The only way to get rid of them is tell them you have changed your plans and no longer intend to buy.

Veronica


----------



## christopherdouglas

Veronica said:


> Many of the bigger agents are desperate to make some sales as the market has been very slow all over Europe this year.
> Parador who were one of the bigger ones have gone into voluntary administration after losing some of their biggest developers who were at one time willing to pay their ridiculous 15% commissions.
> Once these people have got their claws into you they will just tighten their grip more and more if you dont shake them loose.
> The only way to get rid of them is tell them you have changed your plans and no longer intend to buy.
> 
> Veronica


Yes they seem to be quite keen!

Just for reference these ones are:
Garvetur - Soc. de Mediação Imobiliária - S.A.
Garvetur Lancemar
Av.
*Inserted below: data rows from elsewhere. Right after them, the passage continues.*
template <int NMBQ, int NKB>
__device__ __forceinline__ void attn_compute(const AttnFrags<NMBQ, NKB>& f, int nq, int nk, int hd, unsigned short* vt,
                                             const unsigned short* zrow, unsigned short* As, int lda, int arow0, int lane, int bd = 0,
                                             int vstride = 0) {
  const int r = lane & 31, h = lane >> 5;
  const float scale = 1.0f / sqrtf((float)DHA);
  auto stage_vt = [&](int kb, unsigned short* img) {
    const int key = kb * 32 + r;
#pragma unroll
    for (int i = 0; i < 6; ++i) {
      u32x2 w = f.v[kb][i];
      if (key >= nk) w = (u32x2){0u, 0u};
#pragma unroll
      for (int e = 0; e < 4; ++e) img[(24 * h + 4 * i + e) * LDVA + r] = (unsigned short)((e & 1) ? (w[e >> 1] >> 16) : (w[e >> 1] & 0xFFFFu));
    }
  };
  if (vstride > 0) {
    __builtin_amdgcn_fence(__ATOMIC_SEQ_CST, "wavefront");
#pragma unroll
    for (int kb = 0; kb < NKB; ++kb) stage_vt(kb, vt + kb * vstride);
    __builtin_amdgcn_fence(__ATOMIC_SEQ_CST, "wavefront");
  }
  __builtin_amdgcn_sched_barrier(0);
  ASTAMP(49);
  bf16x8 qf[NMBQ][3];
#pragma unroll
  for (int mb = 0; mb < NMBQ; ++mb) {
#pragma unroll
    for (int ks = 0; ks < 3; ++ks) {
      f32x4 a = bf4_to_f32(f.q[mb][ks][0], f.q[mb][ks][1]), b = bf4_to_f32(f.q[mb][ks][2], f.q[mb][ks][3]);
#pragma unroll
      for (int e = 0; e < 4; ++e) {
        a[e] *= scale;
        b[e] *= scale;
      }
      const bf16x4 x = __builtin_convertvector(a, bf16x4), y = __builtin_convertvector(b, bf16x4);
#pragma unroll
      for (int e = 0; e < 4; ++e) {
        qf[mb][ks][e] = x[e];
        qf[mb][ks][4 + e] = y[e];
      }
    }
  }
  const unsigned bdm = bd > 0 ? (65536u / (unsigned)bd + 1u) : 0u;
#pragma unroll
  for (int mb = 0; mb < NMBQ; ++mb) {
    const int qi = mb * 32 + r;
    const unsigned qt = ((unsigned)qi * bdm) >> 16;
    f32x16 sc[NKB];
    float mx = -INFINITY;
#pragma unroll
    for (int kb = 0; kb < NKB; ++kb) {
#pragma unroll
      for (int e = 0; e < 16; ++e) sc[kb][e] = 0.f;
#pragma unroll
      for (int ks = 0; ks < 3; ++ks) sc[kb] = __builtin_amdgcn_mfma_f32_32x32x16_bf16(__builtin_bit_cast(bf16x8, f.k[kb][ks]), qf[mb][ks], sc[kb], 0, 0, 0);
    }
#pragma unroll
    for (int kb = 0; kb < NKB; ++kb) {
      const bool half = nk <= kb * 32 + 16;
#pragma unroll
      for (int e = 0; e < 16; ++e) {
        const unsigned kk = (unsigned)(kb * 32 + (e & 3) + 8 * (e >> 2)) + 4u * (unsigned)h;
        const bool ok = (kk < (unsigned)nk) & (((kk * bdm) >> 16) == qt);
        sc[kb][e] = ok ? sc[kb][e] : -INFINITY;
      }
#pragma unroll
      for (int e = 0; e < 8; ++e) mx = fmaxf(mx, sc[kb][e]);
      if (!half) {
#pragma unroll
        for (int e = 8; e < 16; ++e) mx = fmaxf(mx, sc[kb][e]);
      }
    }
    mx = pair_max(mx);
    if (mx == -INFINITY) mx = 0.f;
    float ps = 0.f;
#pragma unroll
    for (int kb = 0; kb < NKB; ++kb) {
      const bool half = nk <= kb * 32 + 16;
#pragma unroll
      for (int e = 0; e < 8; ++e) {
        sc[kb][e] = __expf(sc[kb][e] - mx);
        ps += sc[kb][e];
      }
      if (!half) {
#pragma unroll
        for (int e = 8; e < 16; ++e) {
          sc[kb][e] = __expf(sc[kb][e] - mx);
          ps += sc[kb][e];
        }
      }
    }
    __builtin_amdgcn_sched_barrier(0);
    ASTAMP(50 + 2 * mb);
    f32x16 oacc[2];
#pragma unroll
    for (int db = 0; db < 2; ++db)
#pragma unroll
      for (int e = 0; e < 16; ++e) oacc[db][e] = 0.f;
#pragma unroll
    for (int kb = 0; kb < NKB; ++kb) {
      const bool half = nk <= kb * 32 + 16;
      const unsigned short* vimg = vt + kb * vstride;
      if (vstride == 0 && (mb == 0 || NKB > 1)) {
        __builtin_amdgcn_fence(__ATOMIC_SEQ_CST, "wavefront");
        stage_vt(kb, vt);
        __builtin_amdgcn_fence(__ATOMIC_SEQ_CST, "wavefront");
      }
#pragma unroll
      for (int sk = 0; sk < 2; ++sk) {
        if (sk == 1 && half) break;
        f32x4 lo4, hi4;
#pragma unroll
        for (int e = 0; e < 4; ++e) {
          lo4[e] = sc[kb][8 * sk + e];
          hi4[e] = sc[kb][8 * sk + 4 + e];
        }
        const bf16x4 bl = __builtin_convertvector(lo4, bf16x4), bh = __builtin_convertvector(hi4, bf16x4);
        bf16x8 pb;
#pragma unroll
        for (int e = 0; e < 4; ++e) {
          pb[e] = bl[e];
          pb[4 + e] = bh[e];
        }
#pragma unroll
        for (int db = 0; db < 2; ++db) {
          const unsigned short* vr = (db * 32 + r < DHA) ? &vimg[(db * 32 + r) * LDVA + 16 * sk + 4 * h] : zrow + 16 * sk + 4 * h;
          const u32x2 a0 = *reinterpret_cast<const u32x2*>(vr), a1 = *reinterpret_cast<const u32x2*>(vr + 8);
          const bf16x8 va = __builtin_bit_cast(bf16x8, (u32x4){a0[0], a0[1], a1[0], a1[1]});
          oacc[db] = __builtin_amdgcn_mfma_f32_32x32x16_bf16(va, pb, oacc[db], 0, 0, 0);
        }
      }
    }
    __builtin_amdgcn_sched_barrier(0);
    ASTAMP(51 + 2 * mb);
    const float lt = pair_sum(ps);
    const float inv = 1.0f / lt;
    if (qi >= nq) continue;
#pragma unroll
    for (int db = 0; db < 2; ++db) {
#pragma unroll
      for (int gq = 0; gq < 4; ++gq) {
        const int d = db * 32 + 8 * gq + 4 * h;
        if (d < DHA) {
          f32x4 t;
#pragma unroll
          for (int e = 0; e < 4; ++e) t[e] = oacc[db][4 * gq + e] * inv;
          *reinterpret_cast<u32x2*>(&As[(arow0 + qi) * lda + hd * DHA + d]) = __builtin_bit_cast(u32x2, __builtin_convertvector(t, bf16x4));
        }
      }
    }
  }
}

Dr. Sá Carneiro,
Ed. Lancemar, Loja 2
8200-262 Albufeira - Algarve - Portugal

I'm sure they are very nice people, and they have a job to do, but not with us thank you.
Regards,
Chris & Hellen


----------



## janethilton

Good luck with everything. Welcome to the forum. We are newbies and everyone here seems very informative and helpful.


----------



## omostra06

I live inland from the silver coast at Tomar, been here about 5 years now and like living here.
without doubt the best way to do your trip is independant of any one agency, just hire a car and move around checking out the different regions, towns etc. call in and speak to a few different agents, you will pick up all sorts of info as you go along. good luck on your trip if you need any info on my region happy to help.


----------



## christopherdouglas

*Thanks*



omostra06 said:


> I live inland from the silver coast at Tomar, been here about 5 years now and like living here.
> without doubt the best way to do your trip is independant of any one agency, just hire a car and move around checking out the different regions, towns etc. call in and speak to a few different agents, you will pick up all sorts of info as you go along. good luck on your trip if you need any info on my region happy to help.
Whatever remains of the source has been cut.